Он открыл дверь, но вместо того, чтобы впустить меня, вышел сам.
– Потолкуем об этом здесь, – сказал он.
– Ладно. Я только хотел выяснить, говорил ли он когда-нибудь вам о некоем механизме, над которым он когда-то работал – его называли Палачом.
– Ты фараон?
– Нет.
– Тогда с чего это тебя заинтересовало?
– Я работаю на частное детективное агентство, пытающееся разобраться в судьбе оборудования, созданного в ходе работы над проектом, в котором участвовал ваш брат. Это оборудование – робот, и он неожиданно появился неподалеку отсюда и очень может быть опасным.
– Покажите-ка какой-нибудь документ.
– Таких не водится.
– А звать тебя как?
– Джон Донни.
– И ты думаешь, что у брата было какое-то краденое оборудование перед его смертью?
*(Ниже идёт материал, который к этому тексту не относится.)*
__device__ __forceinline__ void lit_invert(LitLds<1> &S, int lane, int ncol, Row<1> &K) {
  int nc = __builtin_amdgcn_readfirstlane(ncol);
  {
    const float v = K.k[0];
    const float p = __builtin_bit_cast(float, __builtin_amdgcn_readlane(__builtin_bit_cast(int, v), 0));
    reinterpret_cast<float *>(&S.bc[0][0][0])[lane] = lane == 0 ? p + 1.0f : v;
  }
  ColLoop<0, 60>::run([&](auto kc) {
    constexpr int k = decltype(kc)::value;
    asm volatile("" : "+s"(nc));
    if (k >= nc) return;
    const bool is_k = __builtin_amdgcn_inverse_ballot_w64(1ull << k);
    lsync();
    const f4v r0 = S.bc[0][0][lane & 15];
    const float v = K.k[k];
    const float p = __builtin_bit_cast(float, __builtin_amdgcn_readlane(__builtin_bit_cast(int, v), k));
    const float pinv = __builtin_amdgcn_rcpf(p);
    const float ng = is_k ? pinv - 1.0f : -v * pinv;
    if constexpr (k + 1 < 60) {
      const bool is_k1 = __builtin_amdgcn_inverse_ballot_w64(1ull << (k + 1));
      const bool upto_k = __builtin_amdgcn_inverse_ballot_w64((2ull << k) - 1ull);
      const float la = fmaf(dpp_col<k + 1>(r0), ng, K.k[k + 1]);
      const float p1 = __builtin_bit_cast(float, __builtin_amdgcn_readlane(__builtin_bit_cast(int, la), k + 1));
      reinterpret_cast<float *>(&S.bc[0][0][0])[lane] = is_k1 ? p1 + 1.0f : (upto_k ? -la : la);
    }
    QL_DPP_GJ60_P1(K.k, 0, r0, ng);
    if (p > kGjExactPivot) K.k[k] = is_k ? pinv : ng;
  });
  lsync();
}

template <int HF, int KL>
__device__ __forceinline__ void lit2_pivot(LitLds<2> &S, int wv, int nc, Row<2> &K) {
  const int tt = fresh_lane();
  if constexpr (KL >= 1) {
    if (KL == nc) {
      constexpr int k1 = 60 * HF + KL - 1;
      const float v = K.k[k1];
      const bool own1 = wv == HF && tt == KL - 1;
      const bool before = HF == 0 && wv == 1;
      reinterpret_cast<float *>(&S.bc[k1 & 1][wv][0])[tt] = own1 ? v + 1.0f : (before ? -v : v);
      if (own1) S.piv[k1 & 1] = v;
    }
  }
  if constexpr (KL < 60) {
    constexpr int k = 60 * HF + KL;
    constexpr int pb = k & 1;
    if (KL >= nc) return;
    bsync<2>();
    const f4v r0 = S.bc[pb][0][tt & 15];
    const f4v r1 = S.bc[pb][1][tt & 15];
    const float p = S.piv[pb];
    const float v = K.k[k];
    const float pinv = __builtin_amdgcn_rcpf(p);
    const bool own = wv == HF && tt == KL;
    const float ng = own ? pinv - 1.0f : -v * pinv;
    if constexpr (KL >= 1) {
      const float la = fmaf(dpp_col<KL - 1>(HF ? r1 : r0), ng, K.k[k - 1]);
      const bool own1 = wv == HF && tt == KL - 1;
      const bool before = HF ? (wv == 1 && tt >= KL) : (wv == 1 || tt >= KL);
      reinterpret_cast<float *>(&S.bc[pb ^ 1][wv][0])[tt] = own1 ? la + 1.0f : (before ? -la : la);
      if (own1) S.piv[pb ^ 1] = la;
    }
    QL_DPP_GJ60(K.k, 0, r0, ng);
    QL_DPP_GJ60(K.k, 60, r1, ng);
    if (p > kGjExactPivot) K.k[k] = own ? pinv : ng;
  }
}

__device__ __forceinline__ void lit_invert2(LitLds<2> &S, int wv, int nc0, int nc1, Row<2> &K) {
  nc0 = __builtin_amdgcn_readfirstlane(nc0);
  nc1 = __builtin_amdgcn_readfirstlane(nc1);
  ColLoop<0, 61>::run([&](auto kc) {
    asm volatile("" : "+s"(nc1));
    lit2_pivot<1, 60 - decltype(kc)::value>(S, wv, nc1, K);
  });
  ColLoop<0, 61>::run([&](auto kc) {
    asm volatile("" : "+s"(nc0));
    lit2_pivot<0, 60 - decltype(kc)::value>(S, wv, nc0, K);
  });
  bsync<2>();
}

#define QL_LIT_LANE_INDICES(LX)                                                                    \
  const int LX = fresh_lane();                                                                     \
  const int jr = LX < 60 ? LX / 6 : kLitN - 1, sr = LX < 60 ? LX - 6 * (LX / 6) : 0;               \
  const int jc = W == 1 ? jr : 10 * wv + jr;                                                       \
  const bool wvalid = LX < nw;                                                                     \
  const int step[2] = {LX < 60 && LX < nvl ? so + LX / 12 : so, LX < 60 && 60 + LX < nvl ? so + (60 + LX) / 12 : so}; \
  const int stepl[2] = {step[0] - so, step[1] - so};                                               \
  const int leg[2] = {LX < 60 && LX < nvl ? (LX % 12) / 3 : 0, LX < 60 && 60 + LX < nvl ? ((60 + LX) % 12) / 3 : 0}; \
  const int comp = LX % 3;                                                                         \
  const bool xy = comp < 2;                                                                        \
  const bool valid[2] = {LX < 60 && LX < nvl, LX < 60 && 60 + LX < nvl};                           \
  (void)jr; (void)sr; (void)jc; (void)wvalid; (void)stepl; (void)step; (void)leg; (void)comp; (void)xy; (void)valid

Дай-ка я скажу тебе кое-что…
– Нет. Не краденое, – возразил я. – И я не думаю, что оно находилось у него.
– Тогда о чем речь?
– Эта штука – ну, она похожа на робота. Из-за кое-какой особой подготовки, которую раньше получил Мэнни, у него появилась способность отыскивать эту штуку. Он мог даже притягивать ее. Я просто хочу выяснить, говорил ли он что-нибудь о ней. Мы пытаемся эту штуку отыскать.
– Мой брат был респектабельным бизнесменом, и мне не нравятся твои обвинения. Особенно то, что я слышу их сразу после похорон. Думаю, мне пора пойти и позвать фараонов, чтобы они задали кое-какие вопросы тебе.
– Минуточку. Полагаю, я сказал вам, что у нас есть кое-какие причины считать, что именно этот механизм мог убить вашего брата?
Розовый цвет лица сменился багровым, скулы неожиданно обрисовались. Я не был подготовлен к тому потоку ругани, что хлынул из него. На минутку мне показалось, что он вот-вот меня ударит. – Погодите-ка секунду, – сказал я, когда он переводил дыхание, – что такого я сказал?
– Ты или решил пошутить над смертью, или глупее, чем выглядишь.